言霊の幸わう国

あかりがつなぐ記憶

 「天若湖アートプロジェクト2009 あかりがつなぐ記憶」


 探していた灯りが見えたかもと、助手席の友が言った。
 見えないだろうなと雨の中車を走らせ向った日吉ダム。
 とりあえず、少し先にあったパーキングに車を止めた。
 すると不思議なことに、続いて2台3台と車がパーキングに入ってきた。
 車から降りた人たちはみな、友が灯りが見えたという場所へ向って歩いていった。

 人が通り過ぎたあと、車のエンジンを止めた。
 ライトを消すと、なにも見えなくなった。
 残像でカバンを手にし、傘を取り、ドアを開けて外へ出た。
 改めて外気に触れると、外の暗さが押し寄せてきた。
 少し待っても目が慣れる気配がない。
 いつもならもうぼんやり見えるものがあるはずなのにと、きもちはあせった。
 けれど前をゆく人たちが照らす懐中電灯の灯りが、道標となった。

 灯りが見えたというのはちょうど橋の上で、欄干に沿うように立っている中から「こんにちは」という声が聞こえた。
 わたしは言われたまま「こんにちは」と疑問に思わず返すと、後ろで友が「こんばんは」と返していた。
 そう、あたりは陽が沈んだあとの暗闇なのだ。
 自分の間違いを笑い飛ばした声の主は、その場所で誰に聞かせるでもない様子でダム湖に灯る光について話し始めた。

 わたしと友が訪れていたのは、かつて人が暮らしていた場所。
 日吉ダム建設で沈んでしまった、ずっと下のほうに隠れた集落。
 普段ならそんなことなど見てもわからないその場所に、土曜と日曜は灯りが点った。
 1軒1軒の家の座標軸を調べ、実行委員として参加した大学の学生たちがダム湖にボートを浮かべ正確に灯りを落としていったのだ。

 真っ暗なダム湖には、ぽつりぽつりとその灯りが見える。
 声の主は実行委員会の大学の先生のようで、沈んだ集落についてもくわしかった。
 あそこには小学校が、あそこには楽河(らくが)という集落が、こっちは世木(せぎ)という集落が、とビューポイントを案内しながら教えてくれた。 
 日曜の朝から日吉ダム周辺は強い雨が降り、浮かべた灯りのいくつかは水に沈んでしまったものもあったらしく、灯りの数は少なく頼りなげな光を発していた。
 それでも、街灯ひとつない場所では充分存在感のある光だった。

 ビューポイントを案内されながら、車を走らせては止め、走らせては止めのくり返し。
 その中で、車のライトを消した瞬間の暗さにざらっとした違和感を感じた。
 暗い中でふっと生まれるそのきもちをそのままに車を降りると、暗さは黒い布で覆いかぶさるように怖さを呼んだ。
 でも人の気配を感じるとそれも長くは続かず、残るのは暗闇に立つ自分の無防備さだった。

 途中橋の上で灯りを見ていたときに、先生が言った。
「12時を過ぎると、もっと灯りがきれいに見えるんですけどね。

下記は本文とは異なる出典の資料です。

#include "vr_denoise.h"
#include "vr_scene.h"
#include "vr_temporal.h"
#include "vr_tiles.h"
#include "vr_variant.h"

namespace vr {

struct PathtraceTuning {
    int32_t thr[8] = { 64, 0, 56, 0, 60, 60, 64, 0 };
    unsigned long long* stats = nullptr;
    int32_t samples_per_unit = 0;
    int32_t blocks_per_cu = 0;
    int32_t wide_addressing = 0;
    bool operator==(const PathtraceTuning& o) const {
        for (int i = 0; i < 8; ++i) if (thr[i] != o.thr[i]) return false;
        return stats == o.stats && samples_per_unit == o.samples_per_unit && blocks_per_cu == o.blocks_per_cu && wide_addressing == o.wide_addressing;
    }
};
PathtraceTuning default_tuning();
size_t pathtrace_pool_floats(const PathtraceTuning& T, int32_t n_tiles, int32_t n_samples);
size_t pathtrace_workspace_floats();
void launch_pathtrace(const PathtraceTuning& T, const SceneParams& P, float* fb, float* sample_pool, float* workspace, uint32_t* unit_counter, const int32_t* tiles, int32_t n_tiles,
                      int32_t first_sample, int32_t n_samples, uint32_t* status, hipStream_t stream, bool fast_math = false,
                      hipEvent_t ev_kernel_begin = nullptr, hipEvent_t ev_kernel_end = nullptr,
                      float* moments = nullptr,
                      const uint32_t* seed_table = nullptr, int32_t seed_samples = 0,
                      const int32_t* sky_tiles = nullptr, int32_t n_sky_tiles = 0);
constexpr uint32_t kSkyHitStatus = 8u;
constexpr uint32_t kFeatureLostStatus = 4u;
void launch_features(const SceneParams& P, const int32_t* tiles, int32_t n_tiles, int32_t spp, float* out, uint32_t* status, hipStream_t stream);
constexpr int32_t kExpectedMaxRays = 4;
void launch_features_expected(const SceneParams& P, const int32_t* tiles, int32_t n_tiles, int32_t rays, float* out, hipStream_t stream,
                              const ClearTable* clear = nullptr, unsigned long long* stats = nullptr);
void launch_denoise_prepare(const float* moments, const float* features, int32_t W, int32_t H, int32_t n, float vscale, const int32_t* counts, float* v, float* guide,
                            hipStream_t stream);
void launch_denoise_atrous(const float* cin, const float* vin, const float* guide, int32_t W, int32_t H, int32_t step, const DenoiseSigma& sg,
                           float* cout, float* vout, hipStream_t stream);
struct TemporalPass {
    const float* color = nullptr;
    float* v = nullptr;
    const float* guide = nullptr;
    const float *hist_color = nullptr, *hist_record = nullptr, *hist_moments = nullptr;
    bool same_cam = false;
    TemporalCamera cur{}, prev{};
    int32_t W = 0, H = 0;
    float alpha = 1.0f;
    float tau = 0.0f;
    float* scratch = nullptr;
    DenoiseSigma sigma{};
    float *out_color = nullptr, *out_record = nullptr, *out_moments = nullptr;
};
void launch_denoise_temporal(const TemporalPass& t, hipStream_t stream);
void launch_resolve(const SceneParams& P, const float* fb, const float* features, int32_t rays, float* B, float* Pq, float* out, hipStream_t stream);
void launch_layers_split(const float* y, const float* B, const float* features, int32_t W, int32_t H, float* S, hipStream_t stream);
void launch_layers_merge(const float* F, const float* B, const float* features, int32_t W, int32_t H, float* out, float* L, hipStream_t stream);
void launch_denoise_regress(const float* S, const float* guide, int32_t W, int32_t H, const DenoiseSigma& sg, float ridge, float* F, hipStream_t stream);
void launch_upsample(const SceneParams& P, const float* lo_layer, const float* lo_guide, int32_t w, int32_t h, int32_t f, const float* hi_features, int32_t rays,
                     const DenoiseSigma& sg, float* out, float* L, hipStream_t stream);
void launch_adaptive_error(const float* fb, const float* moments, const int32_t* tiles, const int32_t* counts, int32_t n_tiles, int32_t W, int32_t H, float* out,
                           hipStream_t stream);

void launch_tonemap(float* fb, int32_t w, int32_t h, float exposure, float gamma, hipStream_t stream);

void launch_pack_tiles(const float* fb, int32_t w, int32_t h, const int32_t* tiles, int32_t n_tiles, float* packed, hipStream_t stream);
void launch_unpack_tiles(const float* packed, const int32_t* tiles, int32_t n_tiles, float* fb, int32_t w, int32_t h, hipStream_t stream);
void launch_pack_guides(const float* moments, const float* features, int32_t w, int32_t h, const int32_t* tiles, int32_t n_tiles, float* packed, hipStream_t stream);
void launch_unpack_guides(const float* packed, const int32_t* tiles, int32_t n_tiles, float* moments, float* features, int32_t w, int32_t h, hipStream_t stream);
void launch_build_impmap(const float* envmap_rgba, int32_t env_w, int32_t env_h, int32_t dim, float* pyramid, hipStream_t stream);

」
 なんでですか? とすかさず質問すると、先生はこう答えた。
「京都市内の灯りのせいで、空が明るいんです。」
 意味がわからなかった。
 友もわたしももう充分に暗さを実感しているのに、これでもまだ空が明るいとは。
 それでも空を見上げると、確かにわずかな白さが残っている気がした。

 暗闇とはなんなのか。
 走らせる車の中で、途切れ途切れ友と話をした。
 これでも充分暗いやん。でも明るいって?
 自分たちがいかに灯りに溢れた中で暮らしているのか、思い知った。

 帰り道1番初めに見つけた街灯が、通りかかったコンビニの灯りが、眩しく感じた。
 高架になった道で、ずっと向こうの、京都市内の方角が煌々と雨上がりの空を鈍く光らせるのが不思議な絵に見えた。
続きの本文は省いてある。